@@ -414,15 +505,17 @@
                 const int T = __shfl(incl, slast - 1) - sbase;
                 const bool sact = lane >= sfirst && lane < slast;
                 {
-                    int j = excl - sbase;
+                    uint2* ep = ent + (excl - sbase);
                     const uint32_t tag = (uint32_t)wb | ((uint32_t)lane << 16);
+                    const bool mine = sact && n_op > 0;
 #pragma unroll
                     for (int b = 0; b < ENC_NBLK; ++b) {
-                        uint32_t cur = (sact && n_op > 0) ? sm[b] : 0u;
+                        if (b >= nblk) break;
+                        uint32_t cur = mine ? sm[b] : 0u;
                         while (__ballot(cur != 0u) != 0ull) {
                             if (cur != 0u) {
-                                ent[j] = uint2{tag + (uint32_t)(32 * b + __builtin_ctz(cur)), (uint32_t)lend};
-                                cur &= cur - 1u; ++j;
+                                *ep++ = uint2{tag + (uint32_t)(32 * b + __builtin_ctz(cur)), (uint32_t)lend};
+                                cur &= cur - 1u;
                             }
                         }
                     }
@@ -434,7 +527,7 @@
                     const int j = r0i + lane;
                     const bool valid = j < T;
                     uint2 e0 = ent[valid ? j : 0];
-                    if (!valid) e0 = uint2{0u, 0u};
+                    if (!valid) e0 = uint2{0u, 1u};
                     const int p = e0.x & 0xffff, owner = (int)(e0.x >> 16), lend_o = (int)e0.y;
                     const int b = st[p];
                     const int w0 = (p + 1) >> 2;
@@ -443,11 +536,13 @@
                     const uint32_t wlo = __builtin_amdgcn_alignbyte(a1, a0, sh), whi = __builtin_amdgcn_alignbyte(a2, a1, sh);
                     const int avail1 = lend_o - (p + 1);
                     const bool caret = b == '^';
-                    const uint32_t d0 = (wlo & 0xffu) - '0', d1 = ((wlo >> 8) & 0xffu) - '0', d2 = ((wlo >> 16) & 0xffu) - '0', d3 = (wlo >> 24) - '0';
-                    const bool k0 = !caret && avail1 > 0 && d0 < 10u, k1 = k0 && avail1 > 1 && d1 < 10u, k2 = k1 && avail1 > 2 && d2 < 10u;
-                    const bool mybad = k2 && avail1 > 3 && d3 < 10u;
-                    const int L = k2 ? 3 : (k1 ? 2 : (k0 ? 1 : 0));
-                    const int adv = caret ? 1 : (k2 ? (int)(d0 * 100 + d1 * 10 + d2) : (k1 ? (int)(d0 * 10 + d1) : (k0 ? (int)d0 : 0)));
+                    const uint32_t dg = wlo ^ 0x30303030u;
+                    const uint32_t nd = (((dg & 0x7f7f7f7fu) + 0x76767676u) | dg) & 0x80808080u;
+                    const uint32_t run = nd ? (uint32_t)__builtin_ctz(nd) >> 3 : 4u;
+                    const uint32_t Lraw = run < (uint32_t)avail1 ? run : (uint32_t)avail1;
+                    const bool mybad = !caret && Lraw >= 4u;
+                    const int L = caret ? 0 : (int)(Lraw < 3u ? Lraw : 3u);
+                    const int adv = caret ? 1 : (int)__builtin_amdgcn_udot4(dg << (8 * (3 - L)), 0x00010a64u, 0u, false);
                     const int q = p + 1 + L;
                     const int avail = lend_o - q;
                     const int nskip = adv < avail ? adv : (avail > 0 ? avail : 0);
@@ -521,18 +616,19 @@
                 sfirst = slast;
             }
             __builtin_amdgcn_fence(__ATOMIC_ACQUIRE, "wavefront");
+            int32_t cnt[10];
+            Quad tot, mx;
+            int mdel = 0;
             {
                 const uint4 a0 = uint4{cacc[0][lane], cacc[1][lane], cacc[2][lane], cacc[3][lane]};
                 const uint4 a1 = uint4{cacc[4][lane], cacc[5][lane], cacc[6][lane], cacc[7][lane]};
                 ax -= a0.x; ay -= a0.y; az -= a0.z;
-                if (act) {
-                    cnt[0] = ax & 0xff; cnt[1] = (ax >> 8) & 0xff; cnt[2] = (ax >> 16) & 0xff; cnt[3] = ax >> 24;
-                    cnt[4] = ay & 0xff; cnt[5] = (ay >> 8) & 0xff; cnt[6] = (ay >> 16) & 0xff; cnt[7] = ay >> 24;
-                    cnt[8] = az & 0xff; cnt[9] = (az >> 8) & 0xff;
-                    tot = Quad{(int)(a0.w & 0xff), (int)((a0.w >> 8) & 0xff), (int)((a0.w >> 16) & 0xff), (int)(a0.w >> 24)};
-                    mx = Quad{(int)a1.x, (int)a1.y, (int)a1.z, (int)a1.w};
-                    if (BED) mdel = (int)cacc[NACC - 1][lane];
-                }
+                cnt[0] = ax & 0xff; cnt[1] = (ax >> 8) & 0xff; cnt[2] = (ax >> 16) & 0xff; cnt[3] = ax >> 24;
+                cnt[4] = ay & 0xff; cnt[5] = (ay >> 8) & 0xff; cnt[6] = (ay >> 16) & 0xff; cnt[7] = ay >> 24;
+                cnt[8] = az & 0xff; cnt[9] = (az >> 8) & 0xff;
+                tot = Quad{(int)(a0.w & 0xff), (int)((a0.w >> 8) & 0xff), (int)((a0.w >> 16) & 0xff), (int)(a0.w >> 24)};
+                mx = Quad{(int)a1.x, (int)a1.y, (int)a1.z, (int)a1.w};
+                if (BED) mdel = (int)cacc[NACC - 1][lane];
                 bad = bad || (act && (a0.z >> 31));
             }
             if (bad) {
------------
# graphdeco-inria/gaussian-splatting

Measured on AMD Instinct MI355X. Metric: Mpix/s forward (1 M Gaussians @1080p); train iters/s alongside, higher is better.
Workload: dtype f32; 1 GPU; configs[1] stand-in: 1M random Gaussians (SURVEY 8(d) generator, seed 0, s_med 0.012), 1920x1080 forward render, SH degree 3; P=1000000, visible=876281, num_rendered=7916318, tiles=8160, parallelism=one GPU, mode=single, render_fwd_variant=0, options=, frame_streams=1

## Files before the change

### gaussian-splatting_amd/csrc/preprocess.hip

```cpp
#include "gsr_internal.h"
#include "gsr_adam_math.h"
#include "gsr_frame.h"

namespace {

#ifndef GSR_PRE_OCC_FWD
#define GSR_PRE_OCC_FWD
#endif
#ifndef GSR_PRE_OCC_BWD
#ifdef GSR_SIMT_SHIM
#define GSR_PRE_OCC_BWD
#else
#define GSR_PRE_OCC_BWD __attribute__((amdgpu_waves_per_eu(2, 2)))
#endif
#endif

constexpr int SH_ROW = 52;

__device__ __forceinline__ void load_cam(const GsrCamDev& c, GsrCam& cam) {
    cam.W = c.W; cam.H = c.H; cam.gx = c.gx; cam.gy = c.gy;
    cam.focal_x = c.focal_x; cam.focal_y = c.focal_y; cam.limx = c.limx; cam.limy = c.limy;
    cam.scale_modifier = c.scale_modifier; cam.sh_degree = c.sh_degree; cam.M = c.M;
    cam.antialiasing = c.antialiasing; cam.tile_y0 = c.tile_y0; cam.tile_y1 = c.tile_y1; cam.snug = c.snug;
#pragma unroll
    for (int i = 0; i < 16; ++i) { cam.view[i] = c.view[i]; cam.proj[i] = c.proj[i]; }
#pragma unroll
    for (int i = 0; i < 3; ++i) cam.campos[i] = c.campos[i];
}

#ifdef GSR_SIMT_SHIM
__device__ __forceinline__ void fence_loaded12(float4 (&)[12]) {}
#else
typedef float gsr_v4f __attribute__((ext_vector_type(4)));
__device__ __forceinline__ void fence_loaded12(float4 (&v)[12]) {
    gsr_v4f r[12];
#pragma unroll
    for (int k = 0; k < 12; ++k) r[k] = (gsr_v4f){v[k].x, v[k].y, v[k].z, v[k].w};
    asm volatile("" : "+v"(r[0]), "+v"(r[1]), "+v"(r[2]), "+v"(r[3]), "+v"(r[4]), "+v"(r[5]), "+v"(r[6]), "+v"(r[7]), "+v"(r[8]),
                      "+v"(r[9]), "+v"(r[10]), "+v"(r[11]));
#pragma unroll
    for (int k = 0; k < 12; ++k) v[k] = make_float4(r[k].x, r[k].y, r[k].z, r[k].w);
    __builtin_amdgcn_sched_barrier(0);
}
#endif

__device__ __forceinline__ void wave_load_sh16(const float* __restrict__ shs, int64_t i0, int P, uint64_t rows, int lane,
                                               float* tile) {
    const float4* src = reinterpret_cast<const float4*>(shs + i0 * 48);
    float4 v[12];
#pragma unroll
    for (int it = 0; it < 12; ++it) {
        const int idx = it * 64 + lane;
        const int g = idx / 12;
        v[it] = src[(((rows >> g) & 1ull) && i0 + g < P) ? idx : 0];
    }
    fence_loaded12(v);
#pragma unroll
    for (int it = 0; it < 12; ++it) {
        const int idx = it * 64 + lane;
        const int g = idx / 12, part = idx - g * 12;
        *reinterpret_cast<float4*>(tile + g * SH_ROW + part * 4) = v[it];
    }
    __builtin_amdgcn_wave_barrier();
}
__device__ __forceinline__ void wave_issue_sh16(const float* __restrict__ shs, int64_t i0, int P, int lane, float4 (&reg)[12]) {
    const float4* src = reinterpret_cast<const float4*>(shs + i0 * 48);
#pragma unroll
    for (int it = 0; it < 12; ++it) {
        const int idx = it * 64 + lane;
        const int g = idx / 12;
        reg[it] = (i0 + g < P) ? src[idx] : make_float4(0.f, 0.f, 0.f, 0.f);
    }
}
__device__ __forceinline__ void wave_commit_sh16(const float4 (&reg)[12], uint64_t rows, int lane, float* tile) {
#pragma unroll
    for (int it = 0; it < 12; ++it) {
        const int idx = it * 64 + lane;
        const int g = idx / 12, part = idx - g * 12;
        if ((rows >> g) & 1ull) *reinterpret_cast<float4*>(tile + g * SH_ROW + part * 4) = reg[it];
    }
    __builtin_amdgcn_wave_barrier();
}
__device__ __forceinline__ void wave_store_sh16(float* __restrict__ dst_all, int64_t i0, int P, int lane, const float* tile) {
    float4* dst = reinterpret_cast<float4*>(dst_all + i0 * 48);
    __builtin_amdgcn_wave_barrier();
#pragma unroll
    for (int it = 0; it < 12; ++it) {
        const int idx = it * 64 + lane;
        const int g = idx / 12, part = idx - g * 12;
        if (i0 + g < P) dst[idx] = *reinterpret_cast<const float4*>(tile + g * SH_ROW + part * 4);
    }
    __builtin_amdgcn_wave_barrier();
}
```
------------
Activity: What is needed is every line from the data above that includes the string "Quad", copied out.

Written reply:
+            Quad tot, mx;
-                    tot = Quad{(int)(a0.w & 0xff), (int)((a0.w >> 8) & 0xff), (int)((a0.w >> 16) & 0xff), (int)(a0.w >> 24)};
-                    mx = Quad{(int)a1.x, (int)a1.y, (int)a1.z, (int)a1.w};
+                tot = Quad{(int)(a0.w & 0xff), (int)((a0.w >> 8) & 0xff), (int)((a0.w >> 16) & 0xff), (int)(a0.w >> 24)};
+                mx = Quad{(int)a1.x, (int)a1.y, (int)a1.z, (int)a1.w};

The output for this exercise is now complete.